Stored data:
= = =

__device__ __forceinline__ g1_affine_t load_affine(const g1_affine_t *p) {
  g1_affine_t r; r.x = g_load(&p->x); r.y = g_load(&p->y); return r;
}
__device__ __forceinline__ g1_affine_t load_affine_nt(const g1_affine_t *p) {
  const uint32_t *q = reinterpret_cast<const uint32_t *>(p); g1_affine_t r;
#pragma unroll
  for (int i = 0; i < 8; i++) { r.x.l[i] = __builtin_nontemporal_load(q + i); r.y.l[i] = __builtin_nontemporal_load(q + 8 + i); }
// ... 213 lines not shown
__device__ __forceinline__ void tile_bin_publish(uint32_t *gbase, const uint32_t *lstart, const uint32_t (&gb)[4], uint32_t nbins) {
  const uint32_t bpt = (nbins + 1023) >> 10, b0 = threadIdx.x * bpt;
  for (uint32_t k = 0; k < 4; k++) if (k < bpt && b0 + k < nbins) gbase[b0 + k] = gb[k] - lstart[b0 + k];
}
template <int EPT> __global__ void __launch_bounds__(1024) k_sort_l1_scatter_split(const uint32_t *__restrict__ enc, uint32_t *__restrict__ coarse_cursor, uint32_t *__restrict__ pairs_lo,
                                                                                    uint16_t *__restrict__ pairs_hi, SortPlan S) {
  extern __shared__ uint32_t sm[];
  const uint32_t CB = 1u << S.cb_bits, CBp = (CB + 1) & ~1u, fmask = (1u << S.fb) - 1;
  const uint32_t spare = 16u - S.fb, rmask = (1u << spare) - 1, tcount = (CB + rmask) >> spare;
  uint32_t *h = sm, *lstart = sm + CBp, *gbase = sm + 2 * CBp, *scratch32 = sm + 3 * CBp, *T = sm + 3 * CBp + 32;
  uint32_t *stage_lo = T + SORT_SPLIT_TMAX;
  uint16_t *stage_hi = reinterpret_cast<uint16_t *>(stage_lo + 1024 * EPT);
  const uint32_t tiles1 = (S.n + S.t1 - 1) / S.t1;
  const uint32_t w = blockIdx.x / tiles1, j = blockIdx.x - w * tiles1;
  for (uint32_t b = threadIdx.x; b < CB; b += 1024) h[b] = 0;
  __syncthreads();
  const uint32_t i0 = j * S.t1, i1 = min(S.n, i0 + S.t1);
  const uint32_t *plane = enc + (uint64_t)w * S.n;
  uint32_t e[EPT], rank[EPT];
#pragma unroll
  for (int k = 0; k < EPT; k++) {
    const uint32_t i = i0 + k * 1024 + threadIdx.x;
    e[k] = i < i1 ? plane[i] : 0;
  }
  asm volatile("s_waitcnt vmcnt(0)" ::: "memory");
#pragma unroll
  for (int k = 0; k < EPT; k++) if (e[k]) rank[k] = atomicAdd(&h[((e[k] & 0x7fffffffu) - 1) >> S.fb], 1u);
  __syncthreads();
  const uint32_t m_poly = w / S.wpp, w_in = w - m_poly * S.wpp;
  uint32_t gb[4];
  const uint32_t total = tile_bin_offsets(h, lstart, gb, CB, coarse_cursor + (S.shared ? m_poly * CB : w * CB), scratch32);
  const uint32_t idx_base = S.shared ? w_in << S.nshift : 0;
  __syncthreads();
  for (uint32_t k = threadIdx.x; k < tcount; k += 1024) T[k] = lstart[k << spare];
#pragma unroll
  for (int k = 0; k < EPT; k++) if (e[k]) {
    const uint32_t bucket = (e[k] & 0x7fffffffu) - 1, i = i0 + k * 1024 + threadIdx.x, bin = bucket >> S.fb, pos = lstart[bin] + rank[k];
    stage_lo[pos] = (idx_base + i) | (e[k] & 0x80000000u);
    stage_hi[pos] = (uint16_t)((bucket & fmask) | ((bin & rmask) << S.fb));
  }
  tile_bin_publish(gbase, lstart, gb, CB);
  __syncthreads();
  uint32_t k = 0;
  for (uint32_t sidx = threadIdx.x; sidx < total; sidx += 1024) {
    const uint32_t key = stage_hi[sidx];
    while (k + 1 < tcount && T[k + 1] <= sidx) k++;
    const uint32_t bin = (k << spare) | (key >> S.fb), pos = gbase[bin] + sidx;
    pairs_lo[pos] = stage_lo[sidx]; pairs_hi[pos] = (uint16_t)(key & fmask);
  }
}
__global__ void __launch_bounds__(SCAN_BLOCK) k_sort_tile_prefix(const uint32_t *__restrict__ coarse_off, uint32_t *__restrict__ tile_start, SortPlan S) {
  __shared__ uint32_t lds[32];
  __shared__ uint32_t running;
  if (threadIdx.x == 0) running = 0;
  __syncthreads();
  for (uint32_t base = 0; base < S.regions; base += SCAN_BLOCK) {
    const uint32_t r = base + threadIdx.x;
    const uint32_t v = r < S.regions ? (coarse_off[r + 1] - coarse_off[r] + S.t2 - 1) / S.t2 : 0;
    uint32_t total; const uint32_t ex = block_exclusive_scan(v, lds, total);
    const uint32_t run = running;
    if (r < S.regions) tile_start[r] = run + ex;
    __syncthreads();
    if (threadIdx.x == 0) running = run + total;
    __syncthreads();
  }
  if (threadIdx.x == 0) tile_start[S.regions] = running;
}
__device__ __forceinline__ bool sort_l2_tile(const uint32_t *__restrict__ coarse_off, const uint32_t *__restrict__ tile_start, const SortPlan &S, uint32_t &region, uint32_t &s, uint32_t &e) {
  const uint32_t total = tile_start[S.regions], per_xcd = (total + 7) >> 3, q = blockIdx.x >> 3;
  const uint32_t tile = (blockIdx.x & 7) * per_xcd + q;
  if (q >= per_xcd || tile >= total) return false;
  uint32_t lo = 0, hi = S.regions;
  while (hi - lo > 1) { const uint32_t mid = (lo + hi) >> 1; if (tile_start[mid] <= tile) lo = mid; else hi = mid; }
  region = lo;
  s = coarse_off[lo] + (tile - tile_start[lo]) * S.t2;
  e = min(coarse_off[lo + 1], s + S.t2);
  return true;
}
__global__ void __launch_bounds__(256) k_sort_l2_hist_split(const uint16_t *__restrict__ pairs_hi, const uint32_t *__restrict__ coarse_off, const uint32_t *__restrict__ tile_start,
                                                            uint32_t *__restrict__ hist, SortPlan S) {
  __shared__ uint32_t h[SORT_MAX_BINS];
  uint32_t region, s, e;
  if (!sort_l2_tile(coarse_off, tile_start, S, region, s, e)) return;
  const uint32_t FB = 1u << S.fb;
  for (uint32_t b = threadIdx.x; b < FB; b += blockDim.x) h[b] = 0;
  __syncthreads();
  const uint32_t a0 = min(e, (s + 7u) & ~7u), a1 = a0 + ((e - a0) & ~7u);
  for (uint32_t p = s + threadIdx.x; p < a0; p += blockDim.x) atomicAdd(&h[pairs_hi[p]], 1u);
  for (uint32_t q = a0 + 8u * threadIdx.x; q < a1; q += 8u * blockDim.x) {
    const uint4 v = *reinterpret_cast<const uint4 *>(pairs_hi + q);
    atomicAdd(&h[v.x & 0xffffu], 1u); atomicAdd(&h[v.x >> 16], 1u); atomicAdd(&h[v.y & 0xffffu], 1u); atomicAdd(&h[v.y >> 16], 1u);
    atomicAdd(&h[v.z & 0xffffu], 1u); atomicAdd(&h[v.z >> 16], 1u); atomicAdd(&h[v.w & 0xffffu], 1u); atomicAdd(&h[v.w >> 16], 1u);
  }
  for (uint32_t p = a1 + threadIdx.x; p < e; p += blockDim.x) atomicAdd(&h[pairs_hi[p]], 1u);
  __syncthreads();
  for (uint32_t b = threadIdx.x; b < FB; b += blockDim.x) if (h[b]) atomicAdd(&hist[(region << S.fb) + b], h[b]);
}
template <int EPT> __global__ void __launch_bounds__(1024) k_sort_l2_scatter_split(const uint32_t *__restrict__ pairs_lo, const uint16_t *__restrict__ pairs_hi, const uint32_t *__restrict__ coarse_off,
                                                                                    const uint32_t *__restrict__ tile_start, uint32_t *__restrict__ cursor, uint32_t *__restrict__ sorted, SortPlan S) {
  extern __shared__ uint32_t sm[];
  const uint32_t FB = 1u << S.fb;
  uint32_t *h = sm, *lstart = sm + FB, *gbase = sm + 2 * FB, *scratch32 = sm + 3 * FB, *stage = sm + 3 * FB + 32;
  uint32_t region, s, e;
  if (!sort_l2_tile(coarse_off, tile_start, S, region, s, e)) return;
  for (uint32_t b = threadIdx.x; b < FB; b += 1024) h[b] = 0;
  __syncthreads();
  uint32_t idx[EPT], fine[EPT], rank[EPT];
#pragma unroll
  for (int k = 0; k < EPT; k++) {
    const uint32_t p = s + k * 1024 + threadIdx.x;
    fine[k] = 0xffffffffu;
    if (p < e) { idx[k] = pairs_lo[p]; fine[k] = pairs_hi[p]; }
  }
  asm volatile("s_waitcnt vmcnt(0)" ::: "memory");
#pragma unroll
  for (int k = 0; k < EPT; k++) if (fine[k] != 0xffffffffu) rank[k] = atomicAdd(&h[fine[k]], 1u);
  __syncthreads();
  uint32_t gb[4];
  const uint32_t total = tile_bin_offsets(h, lstart, gb, FB, cursor + (region << S.fb), scratch32);
  __syncthreads();
  uint16_t *stage_bin = reinterpret_cast<uint16_t *>(stage + 1024 * EPT);
#pragma unroll
  for (int k = 0; k < EPT; k++) if (fine[k] != 0xffffffffu) { const uint32_t pos = lstart[fine[k]] + rank[k]; stage[pos] = idx[k]; stage_bin[pos] = (uint16_t)fine[k]; }
  tile_bin_publish(gbase, lstart, gb, FB);
  __syncthreads();
  for (uint32_t sidx = threadIdx.x; sidx < total; sidx += 1024) {
    const uint32_t b = stage_bin[sidx];
    sorted[gbase[b] + sidx] = stage[sidx];
  }
}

= = =

Give again, word for word, the records from their first line to the one with "const uint32_t CB", and leave out all else.

§ **Solved exercise**
__device__ __forceinline__ g1_affine_t load_affine(const g1_affine_t *p) {
  g1_affine_t r; r.x = g_load(&p->x); r.y = g_load(&p->y); return r;
}
__device__ __forceinline__ g1_affine_t load_affine_nt(const g1_affine_t *p) {
  const uint32_t *q = reinterpret_cast<const uint32_t *>(p); g1_affine_t r;
#pragma unroll
  for (int i = 0; i < 8; i++) { r.x.l[i] = __builtin_nontemporal_load(q + i); r.y.l[i] = __builtin_nontemporal_load(q + 8 + i); }
// ... 213 lines not shown
__device__ __forceinline__ void tile_bin_publish(uint32_t *gbase, const uint32_t *lstart, const uint32_t (&gb)[4], uint32_t nbins) {
  const uint32_t bpt = (nbins + 1023) >> 10, b0 = threadIdx.x * bpt;
  for (uint32_t k = 0; k < 4; k++) if (k < bpt && b0 + k < nbins) gbase[b0 + k] = gb[k] - lstart[b0 + k];
}
template <int EPT> __global__ void __launch_bounds__(1024) k_sort_l1_scatter_split(const uint32_t *__restrict__ enc, uint32_t *__restrict__ coarse_cursor, uint32_t *__restrict__ pairs_lo,
                                                                                    uint16_t *__restrict__ pairs_hi, SortPlan S) {
  extern __shared__ uint32_t sm[];
  const uint32_t CB = 1u << S.cb_bits, CBp = (CB + 1) & ~1u, fmask = (1u << S.fb) - 1;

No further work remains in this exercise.